In American term, the base currency is not USD, and the terms currency is USD.

\[\begin{aligned} \frac{\text{USD}}{\text{EUR}} \end{aligned}\]

For example, common European terms currency pairs:

USDJPY, USDCAD, USDSGD

\[\begin{aligned} \frac{\text{JPY}}{\text{USD}}, \frac{\text{CAD}}{\text{USD}}, \frac{\text{SGD}}{\text{USD}} \end{aligned}\]

And American terms pairs:

EURUSD, AUDUSD, GBPUSD

\[\begin{aligned} \frac{\text{USD}}{\text{EUR}}, \frac{\text{USD}}{\text{AUD}}, \frac{\text{USD}}{\text{GBP}} \end{aligned}\]

Let us write some R code to get the current FX rates for the above currencies:

options(pillar.sigfig = 5)
ccy1 <- c("USD/JPY", "USD/CAD", "USD/SGD", "USD/CHF", "USD/CNY") |>
  tq_get(get = "alphavantage", av_fun = "CURRENCY_EXCHANGE_RATE")

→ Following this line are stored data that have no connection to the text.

template <int BM, int BN, int NST, int SCHED = 0>
__global__ __launch_bounds__(256, 2) void conv_h2_tile_kernel(const ConvH2Args ax)
{
    constexpr int NW = 4, RB = 128;
    constexpr int RPP = 1024 / RB;
    constexpr int WGN = 2, WTM = BM / 2, WTN = BN / 2;
    constexpr int TM = WTM / 32, TN = WTN / 32;
    constexpr int AG = BM / RPP / NW, BG = BN / RPP / NW;
    constexpr int NDMA = AG + BG;
    static_assert(TM >= 1 && TN >= 1 && AG >= 1 && BG >= 1, "tile / wave layout");
    extern __shared__ __attribute__((aligned(1024))) unsigned char smem[];
    unsigned char* As = smem;
    unsigned char* Bs = smem + NST * BM * RB;

    const ConvBArgs& a = ax.b;
    const rdpn6d_conv_desc& d = a.d;
    const int nblk = a.mtiles * a.ntiles;
    const int bid = blockIdx.x;
    const int q8 = nblk >> 3, r8 = nblk & 7, xcd = bid & 7, kk = bid >> 3;
    const int logical = (xcd < r8 ? xcd * (q8 + 1) : r8 * (q8 + 1) + (xcd - r8) * q8) + kk;
    const int nt = logical % a.ntiles;
    const int mt = logical / a.ntiles;
    const long long m0 = (long long)mt * BM;
    const int n0 = nt * BN;

    const int tid = threadIdx.x;
    const int lane = tid & 63;
    const int wave = __builtin_amdgcn_readfirstlane(tid >> 6);

    const int prow = lane >> 3, pslot = lane & 7;
    const unsigned px_bytes = (unsigned)d.in_cs * 4u;
    unsigned a_base[AG], a_mask[AG];
#pragma unroll
    for (int i = 0; i < AG; ++i) {
        const int row = (wave + NW * i) * RPP + prow;
        const long long m = m0 + row;
        const bool ok = m < a.M;
        const int mm = ok ? (int)m : 0;
        const int b = mm / a.HoWo;
        const int rem = mm - b * a.HoWo;
        const int oy = rem / d.Wo;
        const int ox = rem - oy * d.Wo;
        const int iy = oy * d.stride, ix = ox * d.stride;
        const int lslot = pslot ^ ((row >> 1) & 7);
        a_base[i] = (unsigned)((b * d.H + iy) * d.W + ix) * px_bytes + (unsigned)d.in_co * 4u + (unsigned)lslot * 16u;
        unsigned mask = 0;
        for (int t = 0; t < d.ntaps; ++t) {
            const int dy = (int)((a.dy_pack >> (4 * t)) & 15ull) - 8, dx = (int)((a.dx_pack >> (4 * t)) & 15ull) - 8;
            mask |= (ok && (unsigned)(iy + dy) < (unsigned)d.H && (unsigned)(ix + dx) < (unsigned)d.W) ? (1u << t) : 0u;
        }
        a_mask[i] = mask;
    }
    unsigned w_off[BG];
#pragma unroll
    for (int i = 0; i < BG; ++i) {
        const int row = (wave + NW * i) * RPP + prow;
        const int lslot = pslot ^ ((row >> 1) & 7);
        w_off[i] = (unsigned)(n0 + row) * (unsigned)a.Ktot * 4u + (unsigned)lslot * 16u;
    }
    const __amdgpu_buffer_rsrc_t xsrc = __builtin_amdgcn_make_buffer_rsrc(const_cast<float*>(d.x), 0, a.x_bytes, 0x00020000);
    const __amdgpu_buffer_rsrc_t wsrc = __builtin_amdgcn_make_buffer_rsrc(const_cast<float*>(d.w), 0, a.w_bytes, 0x00020000);

    auto stage_chunk = [&](const int tap, const int cc, const int st) {
        const int dy = (int)((a.dy_pack >> (4 * tap)) & 15ull) - 8, dx = (int)((a.dx_pack >> (4 * tap)) & 15ull) - 8;
        const unsigned toff = (unsigned)((dy * d.W + dx) * (int)px_bytes + cc * RB);
#pragma unroll
        for (int i = 0; i < AG; ++i) {
            const unsigned kill = ((a_mask[i] >> tap) & 1u) - 1u;
            unsigned char* dst = As + ((st * BM) + (wave + NW * i) * RPP) * RB;
            __builtin_amdgcn_raw_ptr_buffer_load_lds(xsrc, (lds_ptr_t)dst, 16, (int)((a_base[i] + toff) | kill), 0, 0, 0);
        }
        const unsigned wk = (unsigned)tap * (unsigned)d.Cin * 4u + (unsigned)cc * (unsigned)RB;
#pragma unroll
        for (int i = 0; i < BG; ++i) {
            unsigned char* dst = Bs + ((st * BN) + (wave + NW * i) * RPP) * RB;
            __builtin_amdgcn_raw_ptr_buffer_load_lds(wsrc, (lds_ptr_t)dst, 16, (int)(w_off[i] + wk), 0, 0, 0);
        }
    };
    const int nk = a.kper;
    const int kt0 = (int)blockIdx.y * a.kper;
    int ld_cc = kt0 / d.ntaps, ld_tap = kt0 - (kt0 / d.ntaps) * d.ntaps, ld_left = nk - 1;
    auto next_chunk = [](int& tap, int& cc, int& left, const int ntaps) {
        const int go = left > 0 ? 1 : 0;
        left -= go;
        tap += go;
        const int wrap = tap == ntaps ? 1 : 0;
        tap = wrap ? 0 : tap;
        cc += wrap;
    };

    const int wm = wave / WGN, wn = wave % WGN;
    const int frow = lane & 31;
    const int half = lane >> 5;

    auto read_frags = [&](int st, u32x4 (&fa)[TM][4], u32x4 (&fb)[TN][4]) {
#pragma unroll
        for (int i = 0; i < TM; ++i) {
            const int R = wm * WTM + i * 32 + frow;
            const int sw = (R >> 1) & 7;
            const unsigned char* q = As + ((st * BM) + R) * RB;
#pragma unroll
            for (int j = 0; j < 4; ++j) fa[i][j] = *reinterpret_cast<const u32x4*>(q + (((2 * j + half) ^ sw) << 4));
        }
#pragma unroll
        for (int jn = 0; jn < TN; ++jn) {
            const int R = wn * WTN + jn * 32 + frow;
            const int sw = (R >> 1) & 7;
            const unsigned char* q = Bs + ((st * BN) + R) * RB;
#pragma unroll
            for (int j = 0; j < 4; ++j) fb[jn][j] = *reinterpret_cast<const u32x4*>(q + (((2 * j + half) ^ sw) << 4));
        }
    };

    constexpr int WC = WTN, CS = WC + 8, LPR = WC / 8, RPI = 64 / LPR, NRR = 32 / RPI;
    const int nb = n0 + wn * WC;
    const int rrow = lane / LPR, c8 = (lane % LPR) * 8;
    f16x8 rh[TM][NRR], rl[TM][NRR];
    long long pixs[TM][NRR];
    const bool res_pre = ax.res_h2 != nullptr && d.res == nullptr && ax.partial == nullptr;
#pragma unroll
    for (int i = 0; i < TM; ++i)
#pragma unroll
        for (int rr = 0; rr < NRR; ++rr) {
            const long long mrow = m0 + wm * WTM + i * 32 + rr * RPI + rrow;
            const bool ok = mrow < a.M && nb + c8 < d.N;
            pixs[i][rr] = ok ? h2_pixel_of(a, mrow) : -1;
            if (res_pre && ok) {
                const int c = d.res_co + nb + c8;
                const _Float16* rp = reinterpret_cast<const _Float16*>(ax.res_h2) + pixs[i][rr] * (2 * d.res_cs) + (c >> 5) * 64 + (c & 31);
                rh[i][rr] = *reinterpret_cast<const f16x8*>(rp);
                rl[i][rr] = *reinterpret_cast<const f16x8*>(rp + 32);
            } else {
                rh[i][rr] = f16x8{};
                rl[i][rr] = f16x8{};
            }
        }
    float scj[TN], shj[TN];
#pragma unroll
    for (int j = 0; j < TN; ++j) {
        const int n = nb + j * 32 + frow;
        scj[j] = (d.scale && !ax.partial) ? d.scale[n] : 1.f;
        shj[j] = (d.shift && !ax.partial) ? d.shift[n] : 0.f;
    }

    f32x16 acc[TM][TN];
#pragma unroll
    for (int i = 0; i < TM; ++i)
#pragma unroll
        for (int j = 0; j < TN; ++j)
#pragma unroll
            for (int e = 0; e < 16; ++e) acc[i][j][e] = 0.f;

    auto mma = [&](const u32x4 (&fa)[TM][4], const u32x4 (&fb)[TN][4]) {
        H2_PAIRS;
#pragma unroll
        for (int pr = 0; pr < 6; ++pr)
#pragma unroll
            for (int i = 0; i < TM; ++i)
#pragma unroll
                for (int jn = 0; jn < TN; ++jn) acc[i][jn] = h2_mfma(fa[i][H2_PA[pr]], fb[jn][H2_PB[pr]], acc[i][jn]);
    };

    u32x4 fa0[TM][4], fb0[TN][4], fa1[TM][4], fb1[TN][4];
    [[maybe_unused]] unsigned long long pr_sum[5] = {0, 0, 0, 0, 0};
    [[maybe_unused]] const unsigned long long pr_start = SCHED == 9 ? __builtin_readcyclecounter() : 0ull;
    [[maybe_unused]] const unsigned long long pr_rt0 = SCHED == 9 ? (__builtin_amdgcn_s_memrealtime() & 0xffffffffull) : 0ull;
    if constexpr (NST == 2) {
        stage_chunk(ld_tap, ld_cc, 0);
        next_chunk(ld_tap, ld_cc, ld_left, d.ntaps);
        stage_chunk(ld_tap, ld_cc, 1);
        next_chunk(ld_tap, ld_cc, ld_left, d.ntaps);
        __syncthreads();
        read_frags(0, fa0, fb0);
        __syncthreads();
        const int npairs = nk >> 1;
        for (int pr = 0; pr < npairs; ++pr) {
            stage_chunk(ld_tap, ld_cc, 0);
            next_chunk(ld_tap, ld_cc, ld_left, d.ntaps);
            read_frags(1, fa1, fb1);
            mma(fa0, fb0);
            __syncthreads();

            stage_chunk(ld_tap, ld_cc, 1);
            next_chunk(ld_tap, ld_cc, ld_left, d.ntaps);
            read_frags(0, fa0, fb0);
            mma(fa1, fb1);
            __syncthreads();
        }
        if (nk & 1) mma(fa0, fb0);
    } else {
        auto publish = [&]() {
            asm volatile("s_waitcnt vmcnt(%0) lgkmcnt(0)" ::"n"(NDMA) : "memory");
            __builtin_amdgcn_s_barrier();
            asm volatile("" ::: "memory");
        };
        stage_chunk(ld_tap, ld_cc, 0);
        next_chunk(ld_tap, ld_cc, ld_left, d.ntaps);
        stage_chunk(ld_tap, ld_cc, 1);
        next_chunk(ld_tap, ld_cc, ld_left, d.ntaps);
        stage_chunk(ld_tap, ld_cc, 2);
        next_chunk(ld_tap, ld_cc, ld_left, d.ntaps);
        asm volatile("s_waitcnt vmcnt(%0)" ::"n"(2 * NDMA) : "memory");
        __builtin_amdgcn_s_barrier();
        asm volatile("" ::: "memory");
        read_frags(0, fa0, fb0);
        publish();
        int st_free = 0, st_next = 1;
        const int npairs = nk >> 1;
        auto step = [&](const int stf, const int stn, u32x4 (&fcur_a)[TM][4], u32x4 (&fcur_b)[TN][4], u32x4 (&fnxt_a)[TM][4], u32x4 (&fnxt_b)[TN][4]) {
            if constexpr (SCHED == 0) {
                stage_chunk(ld_tap, ld_cc, stf);
                next_chunk(ld_tap, ld_cc, ld_left, d.ntaps);
                read_frags(stn, fnxt_a, fnxt_b);
                mma(fcur_a, fcur_b);
                publish();
            } else if constexpr (SCHED == 9) {
#ifdef RDPN6D_PROBE
                const unsigned long long t0 = __builtin_readcyclecounter();
                __builtin_amdgcn_sched_barrier(0);
                read_frags(stn, fnxt_a, fnxt_b);
                __builtin_amdgcn_sched_barrier(0);
                const unsigned long long t1 = __builtin_readcyclecounter();
                __builtin_amdgcn_sched_barrier(0);
                stage_chunk(ld_tap, ld_cc, stf);
                next_chunk(ld_tap, ld_cc, ld_left, d.ntaps);
                __builtin_amdgcn_sched_barrier(0);
                const unsigned long long t2 = __builtin_readcyclecounter();
                __builtin_amdgcn_sched_barrier(0);
                mma(fcur_a, fcur_b);
                __builtin_amdgcn_sched_barrier(0);
                const unsigned long long t3 = __builtin_readcyclecounter();
                __builtin_amdgcn_sched_barrier(0);
                asm volatile("s_waitcnt vmcnt(%0) lgkmcnt(0)" ::"n"(NDMA) : "memory");
                const unsigned long long t4 = __builtin_readcyclecounter();
                __builtin_amdgcn_sched_barrier(0);
                __builtin_amdgcn_s_barrier();
                asm volatile("" ::: "memory");
                const unsigned long long t5 = __builtin_readcyclecounter();
                pr_sum[0] += t1 - t0;
                pr_sum[1] += t2 - t1;
                pr_sum[2] += t3 - t2;
                pr_sum[3] += t4 - t3;
                pr_sum[4] += t5 - t4;
#endif
            }
        };
        for (int pr = 0; pr < npairs; ++pr) {
            step(st_free, st_next, fa0, fb0, fa1, fb1);
            st_free = st_next;
            st_next = st_next == 2 ? 0 : st_next + 1;
            step(st_free, st_next, fa1, fb1, fa0, fb0);
            st_free = st_next;
            st_next = st_next == 2 ? 0 : st_next + 1;
        }
        if (nk & 1) mma(fa0, fb0);
        asm volatile("s_waitcnt vmcnt(0)" ::: "memory");
    }
#ifdef RDPN6D_PROBE
    [[maybe_unused]] const unsigned long long pr_loop_end = SCHED == 9 ? __builtin_readcyclecounter() : 0ull;
#endif

    {
        const int hi = lane >> 5;
        asm volatile("s_waitcnt vmcnt(0) lgkmcnt(0)" ::: "memory");
        __builtin_amdgcn_s_barrier();
        asm volatile("" ::: "memory");
        float* cst = reinterpret_cast<float*>(smem) + wave * (32 * CS);
        if (ax.partial) {
            float* part = ax.partial + ((size_t)blockIdx.y * ax.mpad + (size_t)m0 + wm * WTM) * d.Npad + nb + c8;
#pragma unroll
            for (int i = 0; i < TM; ++i) {
#pragma unroll
                for (int j = 0; j < TN; ++j)
#pragma unroll
                    for (int e = 0; e < 16; ++e) cst[((e & 3) + 8 * (e >> 2) + 4 * hi) * CS + j * 32 + frow] = acc[i][j][e];
#pragma unroll
                for (int rr = 0; rr < 32 / RPI; ++rr) {
                    const int row = rr * RPI + rrow;
                    float* pp = part + (size_t)(i * 32 + row) * d.Npad;
                    *reinterpret_cast<f32x4*>(pp) = *reinterpret_cast<const f32x4*>(cst + row * CS + c8);
                    *reinterpret_cast<f32x4*>(pp + 4) = *reinterpret_cast<const f32x4*>(cst + row * CS + c8 + 4);
                }
            }
            return;
        }
#pragma unroll
        for (int i = 0; i < TM; ++i) {
#pragma unroll
            for (int j = 0; j < TN; ++j)
#pragma unroll
                for (int e = 0; e < 16; ++e)
                    cst[((e & 3) + 8 * (e >> 2) + 4 * hi) * CS + j * 32 + frow] = acc[i][j][e] * scj[j] + shj[j];
#pragma unroll
            for (int rr = 0; rr < NRR; ++rr) {
                const int row = rr * RPI + rrow;
                if (pixs[i][rr] >= 0) {
                    const f32x4 lo = *reinterpret_cast<const f32x4*>(cst + row * CS + c8);
                    const f32x4 hi4 = *reinterpret_cast<const f32x4*>(cst + row * CS + c8 + 4);
                    float v[8] = {lo[0], lo[1], lo[2], lo[3], hi4[0], hi4[1], hi4[2], hi4[3]};
                    if (res_pre) h2_finish_row8_t<true>(ax, v, pixs[i][rr], nb + c8, rh[i][rr], rl[i][rr]);
                    else h2_finish_row8_t<false>(ax, v, pixs[i][rr], nb + c8, rh[i][rr], rl[i][rr]);
                }
            }
        }
    }
#ifdef RDPN6D_PROBE
    if constexpr (SCHED == 9) {
        if (g_h2_probe && lane == 0) {
            const unsigned long long t_end = __builtin_readcyclecounter();
            unsigned long long* o = g_h2_probe + ((size_t)blockIdx.x * 4 + wave) * 8;
            for (int i = 0; i < 5; ++i) o[i] = pr_sum[i];
            o[5] = pr_loop_end - pr_start;
            o[6] = t_end - pr_loop_end;
            o[7] = pr_rt0 | (__builtin_amdgcn_s_memrealtime() << 32);
        }
    }
#endif
}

ccy2 <- c("CHF/USD", "EUR/USD", "AUD/USD", "NZD/USD", "GBP/USD") |>     
  tq_get(get = "alphavantage", av_fun = "CURRENCY_EXCHANGE_RATE")

rbind(ccy1, ccy2) |>
  select(
  "symbol",
  "exchange_rate",
  "from_currency_name",
  "to_currency_name",
  "bid_price",
  "ask_price"
  )

Big Figure and Pips

As the traders in the FX market knows roughly the level of the FX rate, they normally do not communicate on all the digits to save time. The last 2 digits of the FX rate are know as the pips and the remaining digits are called the big figure. For example:

\[\begin{aligned} \text{EURUSD} &= 1.2389/1.2391\\ &= 89/91\\ \text{USDJPY} &= 135.53/135.54\\ &= 53/54 \end{aligned}\]

For EURUSD, 1.23 is the big figure and 89/91 are the bid/ask spread in pips. As for USDJPY, 135 is the big figure and 53/54 is the spread in pips.

Bid and Offer

The bid quote is the rate at which the market maker will buy the base currency from you. The offer or the ask quote is the rate at which the market will sell the base currency to you. The difference between the bid and offer is the spread.

The offer quote will always be higher than the bid as the market maker is making the spread in order to compensate the risk as a market maker is obligated to trade at those prices and always need to quote a bid/offer rate.

Cross Rates

When the USD is not involved, the currency pair is known as the cross rate. Cross rates are normally not quoted, so we would need to calculate them from the the quotes with USD.

Same Terms

If the two currencies are quoted against USD on the same terms (European or American), divide the two currencies. The order depends on whether we are dealing with European or American terms:

For example:

\[\begin{aligned} \frac{\text{USD}}{\text{EUR}}\frac{1}{\frac{\text{USD}}{\text{AUD}}} &= \frac{\text{USD}}{\text{EUR}}\frac{\text{AUD}}{\text{USD}}\\ &= \frac{\text{AUD}}{\text{EUR}} \end{aligned}\] \[\begin{aligned} \frac{\text{JPY}}{\text{USD}}\frac{1}{\frac{\text{CHF}}{\text{USD}}} &= \frac{\text{JPY}}{\text{USD}}\frac{\text{USD}}{\text{CHF}}\\ &= \frac{\text{JPY}}{\text{CHF}} \end{aligned}\]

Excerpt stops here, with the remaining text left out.